Manufacturers add tricalcium phosphate to products to serve as an anti-caking material, to add calcium, to regulate acid, and to solidify.

You may find tricalcium phosphate in products such as:

  • Yogurt
  • Calcium supplements and antacids
  • Powdered spices
  • Baking mixes
  • Toothpaste

Natural Flavor

Unfortunately, manufacturers are not required to spell out what natural flavors they have put into their products. It is our responsibility, then, to understand what this term may mean.

Sometimes "natural flavor" refers to chemicals that were derived from plants. Other times, it may be derived from animals.

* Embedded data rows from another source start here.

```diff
@@ -2337,6 +2486,14 @@
 #endif
           if (one) {
             int d0s[16], d1s[16];
+            bool staged = false;
+            if constexpr (SR_TERMS_STAGED && SR_FN > 0 && TB <= 512 && !GM && !MCD)
+              staged = hbx == nullptr && (SR_TERMS_MINP3 == 0 || batch_p3(p0, pend) >= SR_TERMS_MINP3);
+            if (staged) {
+#pragma unroll
+              for (int sI = 0; sI < 16; ++sI) { d0s[sI] = 0; d1s[sI] = 0; }
+              if (own) batch_terms<HM>(vpk, vkr, p0, pend, a1, b1, hb1, P + mt, pre + mt, M, NW, PS, hcnt, nhall, d0s, d1s);
+            } else {
 #pragma unroll
             for (int sI = 0; sI < 16; ++sI) {
               d0s[sI] = 0; d1s[sI] = 0;
@@ -2346,6 +2503,7 @@
                 if (own) taxon_dt(prop_kind(sI), q, a1, b1, P + mt, pre + mt, M, hb1, hcnt, nhall, dt0, dt1, hbx, PS);
                 d0s[sI] = dt0; d1s[sI] = dt1;
               }
+            }
             }
             FST(3);
             if (SR_TSUMS && !GM && pack && pend - p0 >= SR_TSUMS) {
@@ -3608,6 +3766,53 @@
   out[m] = res;
 }
 
+template <int MODE>
+__global__ void __launch_bounds__(64) sr_terms_selftest_kernel(const uint32_t *P, uint16_t *pre, int N, int M, int nh,
+                                                               const int *hpos, const int *ab, const int *recs, int *out)
+{
+  using HM = typename std::conditional<MODE == 2, uint32_t, uint64_t>::type;
+  __shared__ int hp[4096];
+  __shared__ uint32_t hbw[128];
+  __shared__ int16_t hcnt[4096], nhall[4096];
+  const int lane = threadIdx.x, m = blockIdx.x * 64 + lane, cs = blockIdx.y;
+  const int NW = (N + 31) >> 5;
+  for (int k = lane; k < nh; k += 64) hp[k] = hpos[k];
+  wsync();
+  build_hard_tables(hp, nh, N, NW, hbw, hcnt, nhall, lane);
+  const bool own = m < M;
+  const int mc = own ? m : 0;
+  pre += (size_t)cs * (NW + 1) * M;
+  if (own) col_pre_build(pre + m, P + m, M, NW);
+  const int hl0 = (lane < nh) ? hp[lane] : 0;
+  const HM hbc = own ? hard_bits_col<HM>(P + m, M, hl0, nh) : (HM)0;
+  const uint32_t *hbx = nh > SR_NHMAX ? hbw : nullptr;
+  const int *rc = recs + 34 * cs;
+  const int vpk = lane < 16 ? rc[lane] : 1 << 26, vkr = lane < 16 ? rc[16 + lane] : 0;
+  const int p0 = rc[32], pend = rc[33];
+  const int a1 = own ? ab[(size_t)cs * 2 * M + m] : 0, b1 = own ? ab[(size_t)cs * 2 * M + M + m] : 0;
+  int d0s[16], d1s[16];
+#pragma unroll
+  for (int sI = 0; sI < 16; ++sI) { d0s[sI] = 0; d1s[sI] = 0; }
+  if constexpr (MODE == 0) {
+#pragma unroll
+    for (int sI = 0; sI < 16; ++sI) {
+      if (sI >= p0 && sI < pend && !(((uint32_t)__builtin_amdgcn_readlane(vpk, sI) >> 26) & 1u)) {
+        const Prop q = prop_unpack(vpk, vkr, sI);
+        int dt0 = 0, dt1 = 0;
+        if (own) taxon_dt(prop_kind(sI), q, a1, b1, P + mc, pre + mc, M, hbc, hcnt, nhall, dt0, dt1, hbx);
+        d0s[sI] = dt0; d1s[sI] = dt1;
+      }
+    }
+  } else {
+    if (own) batch_terms<HM>(vpk, vkr, p0, pend, a1, b1, hbc, P + mc, pre + mc, M, NW, 0, hcnt, nhall, d0s, d1s);
+  }
+  if (own) {
+    int *o = out + ((size_t)cs * M + m) * 32;
+#pragma unroll
+    for (int sI = 0; sI < 16; ++sI) { o[2 * sI] = d0s[sI]; o[2 * sI + 1] = d1s[sI]; }
+  }
+}
+
 extern "C" __attribute__((visibility("default"))) int sr_device_selftest_gibbs(int device, int mode, int N, int ncases,
                                                                               const uint32_t *P, const uint16_t *pre,
                                                                               const double *cd, const int *o, const int *L,
@@ -3673,4 +3878,64 @@
   for (int k = 0; k < 4; ++k) (void)hipFree(b[k]);
   return rc ? -2 : 0;
 }
+
+extern "C" __attribute__((visibility("default"))) int sr_device_selftest_terms(int device, int mode, int N, int M, int nh,
+                                                                              const int32_t *hard_pos, const uint32_t *P,
+                                                                              int ncases, const int32_t *ab,
+                                                                              const int32_t *recs, int32_t *out)
+{
+  if (mode < 0 || mode > 2 || N < 2 || N > 4095 || M < 1 || M > (1 << 20) || nh < 0 || nh > N || ncases < 1 ||
+      ncases > 65535 || !P || !ab || !recs || !out || (nh > 0 && !hard_pos))
+    return -1;
+  if ((mode == 1 && nh > SR_NHMAX) || (mode == 2 && nh > 32)) return -1;
+  int hc[4097] = {0};
+  for (int k = 0; k < nh; ++k) {
+    if (hard_pos[k] < 0 || hard_pos[k] >= N || (k > 0 && hard_pos[k] <= hard_pos[k - 1])) return -1;
+    hc[(size_t)hard_pos[k] + 1] = 1;
+  }
+  for (int x = 1; x <= N; ++x) hc[x] += hc[x - 1];
+  for (int cs = 0; cs < ncases; ++cs) {
+    const int32_t *r = recs + 34 * (size_t)cs;
+    for (size_t k = 0; k < 2 * (size_t)M; ++k)
+      if (ab[(size_t)cs * 2 * M + k] < 0 || ab[(size_t)cs * 2 * M + k] > N) return -1;
+    if (r[32] < 0 || r[32] > r[33] || r[33] > 16) return -1;
+    for (int s = r[32]; s < r[33]; ++s) {
+      const uint32_t pk = (uint32_t)r[s], kr = (uint32_t)r[16 + s];
+      if (pk >> 27) return -1;
+      if ((pk >> 26) & 1u) continue;
+      const int i = (int)(pk & 4095u), j = (int)((pk >> 12) & 4095u), kind = s == 0 ? 0 : 1 + (s - 1) % 3;
+      if (i >= N || j >= N) return -1;
+      if (kind != 1 && i >= j) return -1;
+      if (kind == 0 && j != i + 1) return -1;
+      if (kind == 3) {
+        if (hc[i + 1] != hc[i] || hc[j + 1] != hc[j]) return -1;
+        const int ri = i - hc[i], rj = j - hc[j];
+        if ((int)(kr >> 16) != ri || (int)(kr & 0xffffu) != rj - ri + 1) return -1;
+      }
+    }
+  }
+  HIPCHK(hipSetDevice(device));
+  const size_t NW = (size_t)(N + 31) >> 5, C = (size_t)ncases;
+  void *b[6] = {};
+  const size_t sz[6] = {NW * M * 4, (size_t)(nh > 0 ? nh : 1) * 4, C * 2 * M * 4, C * 34 * 4, C * (NW + 1) * M * 2, C * M * 32 * 4};
+  int rc = 0;
+  for (int k = 0; k < 6 && !rc; ++k) rc = hipMalloc(&b[k], sz[k]) != hipSuccess;
+  const void *src[4] = {P, hard_pos, ab, recs};
+  for (int k = 0; k < 4 && !rc; ++k)
+    if (k != 1 || nh > 0) rc = hipMemcpy(b[k], src[k], k == 1 ? (size_t)nh * 4 : sz[k], hipMemcpyHostToDevice) != hipSuccess;
+  if (!rc) {
+    const dim3 g((unsigned)((M + 63) / 64), (unsigned)ncases), t(64);
+    const uint32_t *dP = (const uint32_t *)b[0];
+    const int *dh = (const int *)b[1], *dab = (const int *)b[2], *dr = (const int *)b[3];
+    uint16_t *dpre = (uint16_t *)b[4];
+    int *dout = (int *)b[5];
+    if (mode == 0) hipLaunchKernelGGL(sr_terms_selftest_kernel<0>, g, t, 0, 0, dP, dpre, N, M, nh, dh, dab, dr, dout);
+    else if (mode == 1) hipLaunchKernelGGL(sr_terms_selftest_kernel<1>, g, t, 0, 0, dP, dpre, N, M, nh, dh, dab, dr, dout);
+    else hipLaunchKernelGGL(sr_terms_selftest_kernel<2>, g, t, 0, 0, dP, dpre, N, M, nh, dh, dab, dr, dout);
+    rc = hipGetLastError() != hipSuccess || hipDeviceSynchronize() != hipSuccess;
+  }
+  if (!rc) rc = hipMemcpy(out, b[5], sz[5], hipMemcpyDeviceToHost) != hipSuccess;
+  for (int k = 0; k < 6; ++k) (void)hipFree(b[k]);
+  return rc ? -2 : 0;
+}
 #endif
diff --git a/seriation-in-paleontological-data-using-mcmc_amd/seriation_amd/_lib.py b/seriation-in-paleontological-data-using-mcmc_amd/seriation_amd/_lib.py
--- a/seriation-in-paleontological-data-using-mcmc_amd/seriation_amd/_lib.py
+++ b/seriation-in-paleontological-data-using-mcmc_amd/seriation_amd/_lib.py
@@ -182,6 +182,7 @@
     "sr_placement", "sr_session_placement",
     "sr_agreement", "sr_session_agreement", "sr_agreement_distances", "sr_agreement_modes",
     "sr_central", "sr_session_central", "sr_order_loss",
+    "sr_device_selftest_terms",
     "sr_strerror", "sr_device_count", "sr_version",
 ]
 
@@ -276,6 +277,8 @@
         "sr_session_central": (c_int, [c_void_p, P(c_i32), c_i32, c_i32, c_i32, P(sr_central_out)]),
         "sr_order_loss": (c_int, [P(sr_dataset), P(ctypes.c_int16), c_i32, c_i32, P(ctypes.c_uint8),
                                   P(ctypes.c_uint32), c_i32, P(ctypes.c_int64), P(c_double)]),
+        "sr_device_selftest_terms": (c_int, [c_int, c_int, c_int, c_int, c_int, P(c_i32), P(ctypes.c_uint32), c_int,
+                                             P(c_i32), P(c_i32), P(c_i32)]),
         "sr_strerror": (ctypes.c_char_p, [c_int]),
         "sr_device_count": (c_int, []),
         "sr_version": (ctypes.c_char_p, []),
```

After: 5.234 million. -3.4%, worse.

The Code of Federal Regulations published by the Food and Drug Administration has defined natural flavor as (bold added for emphasis):

The term natural flavor or natural flavoring means the essential oil, oleo resin, essence or extractive, protein hydrolysate, distillate, or any product of roasting, heating or enzymolysis, which contains the flavoring constituents derived from a spice, fruit or fruit juice, vegetable or vegetable juice, edible yeast, herb, bark, bud, root, leaf or similar plant material, meat, seafood, poultry, eggs, dairy products, or fermentation products thereof, whose significant function in food is flavoring rather than nutritional. Natural flavors, include the natural essence or extractives obtained from plants listed in subpart A of part 582 of this chapter, and the substances listed in 172.510 of this chapter.

Vegetarian Safe Products

There are several brands of foods and other products that make it easy for vegetarians and vegans to make smart choices. Annie's, for instance, makes products such as macaroni and cheese, dressing, and condiments. They indicate on products that they are vegan or vegetarian.

A company that sells products that are safe for vegetarians and vegans is Beauty Without Cruelty. As you may have guessed, not only do their products not contain animal by-products, but their products are not tested on animals either.